Exercise goal: Line by line, transcribe the data shown below.

(Stored items)
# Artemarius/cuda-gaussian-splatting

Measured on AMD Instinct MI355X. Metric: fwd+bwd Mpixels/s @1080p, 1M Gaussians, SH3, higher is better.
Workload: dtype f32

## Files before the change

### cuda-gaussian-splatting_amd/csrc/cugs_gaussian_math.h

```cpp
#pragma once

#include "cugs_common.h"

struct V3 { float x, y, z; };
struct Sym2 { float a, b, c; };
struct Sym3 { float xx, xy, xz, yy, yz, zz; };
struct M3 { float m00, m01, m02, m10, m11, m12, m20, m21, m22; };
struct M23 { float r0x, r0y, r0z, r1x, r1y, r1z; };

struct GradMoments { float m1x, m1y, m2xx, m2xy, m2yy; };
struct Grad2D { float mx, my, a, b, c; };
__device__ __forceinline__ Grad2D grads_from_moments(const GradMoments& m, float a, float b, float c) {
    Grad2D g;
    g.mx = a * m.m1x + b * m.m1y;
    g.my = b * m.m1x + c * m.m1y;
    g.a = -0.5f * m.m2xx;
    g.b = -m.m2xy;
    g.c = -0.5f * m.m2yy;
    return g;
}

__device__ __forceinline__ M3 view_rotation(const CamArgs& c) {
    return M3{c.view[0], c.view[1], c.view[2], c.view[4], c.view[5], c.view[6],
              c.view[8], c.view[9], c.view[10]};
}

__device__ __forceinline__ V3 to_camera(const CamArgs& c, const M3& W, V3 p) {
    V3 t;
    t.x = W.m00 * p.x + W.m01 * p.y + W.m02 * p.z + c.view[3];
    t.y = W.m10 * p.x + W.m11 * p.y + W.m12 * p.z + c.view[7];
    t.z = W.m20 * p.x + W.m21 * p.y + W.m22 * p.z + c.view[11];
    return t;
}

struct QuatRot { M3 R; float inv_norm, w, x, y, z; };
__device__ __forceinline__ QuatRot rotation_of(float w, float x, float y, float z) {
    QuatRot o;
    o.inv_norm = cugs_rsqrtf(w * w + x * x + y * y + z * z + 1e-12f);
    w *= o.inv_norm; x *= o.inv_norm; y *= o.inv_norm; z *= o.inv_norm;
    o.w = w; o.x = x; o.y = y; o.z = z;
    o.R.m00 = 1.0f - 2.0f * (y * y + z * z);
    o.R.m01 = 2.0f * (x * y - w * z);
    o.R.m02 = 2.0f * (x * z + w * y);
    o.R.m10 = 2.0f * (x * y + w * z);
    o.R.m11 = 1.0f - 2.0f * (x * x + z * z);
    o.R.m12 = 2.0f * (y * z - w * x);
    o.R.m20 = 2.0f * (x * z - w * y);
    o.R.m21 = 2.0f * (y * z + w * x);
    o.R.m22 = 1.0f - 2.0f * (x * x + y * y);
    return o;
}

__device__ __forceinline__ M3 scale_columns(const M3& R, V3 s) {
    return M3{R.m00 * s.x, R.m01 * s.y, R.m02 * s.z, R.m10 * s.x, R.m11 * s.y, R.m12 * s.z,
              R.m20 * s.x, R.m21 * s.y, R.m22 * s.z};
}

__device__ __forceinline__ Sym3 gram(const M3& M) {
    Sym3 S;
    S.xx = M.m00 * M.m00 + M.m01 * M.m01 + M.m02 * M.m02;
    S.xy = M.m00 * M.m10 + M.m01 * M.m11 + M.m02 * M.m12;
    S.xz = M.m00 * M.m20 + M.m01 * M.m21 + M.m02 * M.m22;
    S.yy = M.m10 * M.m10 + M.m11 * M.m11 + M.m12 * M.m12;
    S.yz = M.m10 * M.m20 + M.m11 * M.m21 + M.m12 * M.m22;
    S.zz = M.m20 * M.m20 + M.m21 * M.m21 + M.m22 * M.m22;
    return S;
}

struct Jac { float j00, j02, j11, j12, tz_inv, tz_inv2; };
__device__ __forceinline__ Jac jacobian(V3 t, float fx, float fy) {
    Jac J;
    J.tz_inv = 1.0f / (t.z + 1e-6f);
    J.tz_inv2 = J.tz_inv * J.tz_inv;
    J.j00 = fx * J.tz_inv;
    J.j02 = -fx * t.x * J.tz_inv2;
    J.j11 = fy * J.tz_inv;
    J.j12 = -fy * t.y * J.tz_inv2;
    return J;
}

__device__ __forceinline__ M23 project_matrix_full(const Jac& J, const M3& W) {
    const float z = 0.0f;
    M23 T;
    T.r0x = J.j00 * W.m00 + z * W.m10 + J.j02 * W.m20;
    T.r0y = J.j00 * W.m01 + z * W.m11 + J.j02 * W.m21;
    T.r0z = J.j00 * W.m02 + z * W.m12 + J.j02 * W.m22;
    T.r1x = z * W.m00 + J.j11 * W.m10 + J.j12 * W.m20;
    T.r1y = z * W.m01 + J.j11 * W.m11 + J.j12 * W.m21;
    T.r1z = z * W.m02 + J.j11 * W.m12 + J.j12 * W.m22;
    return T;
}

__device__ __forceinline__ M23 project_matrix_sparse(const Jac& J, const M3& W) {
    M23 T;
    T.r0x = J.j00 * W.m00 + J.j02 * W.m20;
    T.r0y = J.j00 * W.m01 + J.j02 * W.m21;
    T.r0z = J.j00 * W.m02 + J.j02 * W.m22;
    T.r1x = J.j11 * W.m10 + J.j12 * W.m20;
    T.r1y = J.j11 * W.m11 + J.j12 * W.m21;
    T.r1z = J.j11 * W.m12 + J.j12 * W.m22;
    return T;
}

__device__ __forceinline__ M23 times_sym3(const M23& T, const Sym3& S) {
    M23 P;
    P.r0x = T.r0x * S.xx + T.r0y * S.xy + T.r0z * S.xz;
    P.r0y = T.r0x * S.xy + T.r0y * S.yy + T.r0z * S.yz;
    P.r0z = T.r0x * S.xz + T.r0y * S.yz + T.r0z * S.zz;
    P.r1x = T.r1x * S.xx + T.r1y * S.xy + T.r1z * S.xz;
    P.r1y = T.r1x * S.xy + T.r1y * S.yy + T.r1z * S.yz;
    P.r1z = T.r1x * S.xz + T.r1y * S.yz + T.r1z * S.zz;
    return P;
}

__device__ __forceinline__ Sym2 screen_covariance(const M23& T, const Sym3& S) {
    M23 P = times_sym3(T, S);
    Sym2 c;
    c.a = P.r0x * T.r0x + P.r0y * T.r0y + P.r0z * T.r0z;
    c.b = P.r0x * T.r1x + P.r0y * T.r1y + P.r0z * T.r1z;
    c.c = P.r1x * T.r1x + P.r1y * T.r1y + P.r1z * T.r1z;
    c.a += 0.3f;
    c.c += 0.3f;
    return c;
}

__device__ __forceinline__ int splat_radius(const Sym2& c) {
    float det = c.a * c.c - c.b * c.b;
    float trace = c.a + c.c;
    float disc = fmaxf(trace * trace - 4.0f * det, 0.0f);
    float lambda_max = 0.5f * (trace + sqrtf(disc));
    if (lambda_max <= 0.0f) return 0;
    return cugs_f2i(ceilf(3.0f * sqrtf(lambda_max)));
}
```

Exercise output:
# Artemarius/cuda-gaussian-splatting

Measured on AMD Instinct MI355X. Metric: fwd+bwd Mpixels/s @1080p, 1M Gaussians, SH3, higher is better.
Workload: dtype f32

## Files before the change

### cuda-gaussian-splatting_amd/csrc/cugs_gaussian_math.h

```cpp
#pragma once

#include "cugs_common.h"

struct V3 { float x, y, z; };
struct Sym2 { float a, b, c; };
struct Sym3 { float xx, xy, xz, yy, yz, zz; };
struct M3 { float m00, m01, m02, m10, m11, m12, m20, m21, m22; };
struct M23 { float r0x, r0y, r0z, r1x, r1y, r1z; };

struct GradMoments { float m1x, m1y, m2xx, m2xy, m2yy; };
struct Grad2D { float mx, my, a, b, c; };
__device__ __forceinline__ Grad2D grads_from_moments(const GradMoments& m, float a, float b, float c) {
    Grad2D g;
    g.mx = a * m.m1x + b * m.m1y;
    g.my = b * m.m1x + c * m.m1y;
    g.a = -0.5f * m.m2xx;
    g.b = -m.m2xy;
    g.c = -0.5f * m.m2yy;
    return g;
}

__device__ __forceinline__ M3 view_rotation(const CamArgs& c) {
    return M3{c.view[0], c.view[1], c.view[2], c.view[4], c.view[5], c.view[6],
              c.view[8], c.view[9], c.view[10]};
}

__device__ __forceinline__ V3 to_camera(const CamArgs& c, const M3& W, V3 p) {
    V3 t;
    t.x = W.m00 * p.x + W.m01 * p.y + W.m02 * p.z + c.view[3];
    t.y = W.m10 * p.x + W.m11 * p.y + W.m12 * p.z + c.view[7];
    t.z = W.m20 * p.x + W.m21 * p.y + W.m22 * p.z + c.view[11];
    return t;
}

struct QuatRot { M3 R; float inv_norm, w, x, y, z; };
__device__ __forceinline__ QuatRot rotation_of(float w, float x, float y, float z) {
    QuatRot o;
    o.inv_norm = cugs_rsqrtf(w * w + x * x + y * y + z * z + 1e-12f);
    w *= o.inv_norm; x *= o.inv_norm; y *= o.inv_norm; z *= o.inv_norm;
    o.w = w; o.x = x; o.y = y; o.z = z;
    o.R.m00 = 1.0f - 2.0f * (y * y + z * z);
    o.R.m01 = 2.0f * (x * y - w * z);
    o.R.m02 = 2.0f * (x * z + w * y);
    o.R.m10 = 2.0f * (x * y + w * z);
    o.R.m11 = 1.0f - 2.0f * (x * x + z * z);
    o.R.m12 = 2.0f * (y * z - w * x);
    o.R.m20 = 2.0f * (x * z - w * y);
    o.R.m21 = 2.0f * (y * z + w * x);
    o.R.m22 = 1.0f - 2.0f * (x * x + y * y);
    return o;
}

__device__ __forceinline__ M3 scale_columns(const M3& R, V3 s) {
    return M3{R.m00 * s.x, R.m01 * s.y, R.m02 * s.z, R.m10 * s.x, R.m11 * s.y, R.m12 * s.z,
              R.m20 * s.x, R.m21 * s.y, R.m22 * s.z};
}

__device__ __forceinline__ Sym3 gram(const M3& M) {
    Sym3 S;
    S.xx = M.m00 * M.m00 + M.m01 * M.m01 + M.m02 * M.m02;
    S.xy = M.m00 * M.m10 + M.m01 * M.m11 + M.m02 * M.m12;
    S.xz = M.m00 * M.m20 + M.m01 * M.m21 + M.m02 * M.m22;
    S.yy = M.m10 * M.m10 + M.m11 * M.m11 + M.m12 * M.m12;
    S.yz = M.m10 * M.m20 + M.m11 * M.m21 + M.m12 * M.m22;
    S.zz = M.m20 * M.m20 + M.m21 * M.m21 + M.m22 * M.m22;
    return S;
}

struct Jac { float j00, j02, j11, j12, tz_inv, tz_inv2; };
__device__ __forceinline__ Jac jacobian(V3 t, float fx, float fy) {
    Jac J;
    J.tz_inv = 1.0f / (t.z + 1e-6f);
    J.tz_inv2 = J.tz_inv * J.tz_inv;
    J.j00 = fx * J.tz_inv;
    J.j02 = -fx * t.x * J.tz_inv2;
    J.j11 = fy * J.tz_inv;
    J.j12 = -fy * t.y * J.tz_inv2;
    return J;
}

__device__ __forceinline__ M23 project_matrix_full(const Jac& J, const M3& W) {
    const float z = 0.0f;
    M23 T;
    T.r0x = J.j00 * W.m00 + z * W.m10 + J.j02 * W.m20;
    T.r0y = J.j00 * W.m01 + z * W.m11 + J.j02 * W.m21;
    T.r0z = J.j00 * W.m02 + z * W.m12 + J.j02 * W.m22;
    T.r1x = z * W.m00 + J.j11 * W.m10 + J.j12 * W.m20;
    T.r1y = z * W.m01 + J.j11 * W.m11 + J.j12 * W.m21;
    T.r1z = z * W.m02 + J.j11 * W.m12 + J.j12 * W.m22;
    return T;
}

__device__ __forceinline__ M23 project_matrix_sparse(const Jac& J, const M3& W) {
    M23 T;
    T.r0x = J.j00 * W.m00 + J.j02 * W.m20;
    T.r0y = J.j00 * W.m01 + J.j02 * W.m21;
    T.r0z = J.j00 * W.m02 + J.j02 * W.m22;
    T.r1x = J.j11 * W.m10 + J.j12 * W.m20;
    T.r1y = J.j11 * W.m11 + J.j12 * W.m21;
    T.r1z = J.j11 * W.m12 + J.j12 * W.m22;
    return T;
}

__device__ __forceinline__ M23 times_sym3(const M23& T, const Sym3& S) {
    M23 P;
    P.r0x = T.r0x * S.xx + T.r0y * S.xy + T.r0z * S.xz;
    P.r0y = T.r0x * S.xy + T.r0y * S.yy + T.r0z * S.yz;
    P.r0z = T.r0x * S.xz + T.r0y * S.yz + T.r0z * S.zz;
    P.r1x = T.r1x * S.xx + T.r1y * S.xy + T.r1z * S.xz;
    P.r1y = T.r1x * S.xy + T.r1y * S.yy + T.r1z * S.yz;
    P.r1z = T.r1x * S.xz + T.r1y * S.yz + T.r1z * S.zz;
    return P;
}

__device__ __forceinline__ Sym2 screen_covariance(const M23& T, const Sym3& S) {
    M23 P = times_sym3(T, S);
    Sym2 c;
    c.a = P.r0x * T.r0x + P.r0y * T.r0y + P.r0z * T.r0z;
    c.b = P.r0x * T.r1x + P.r0y * T.r1y + P.r0z * T.r1z;
    c.c = P.r1x * T.r1x + P.r1y * T.r1y + P.r1z * T.r1z;
    c.a += 0.3f;
    c.c += 0.3f;
    return c;
}

__device__ __forceinline__ int splat_radius(const Sym2& c) {
    float det = c.a * c.c - c.b * c.b;
    float trace = c.a + c.c;
    float disc = fmaxf(trace * trace - 4.0f * det, 0.0f);
    float lambda_max = 0.5f * (trace + sqrtf(disc));
    if (lambda_max <= 0.0f) return 0;
    return cugs_f2i(ceilf(3.0f * sqrtf(lambda_max)));
}
```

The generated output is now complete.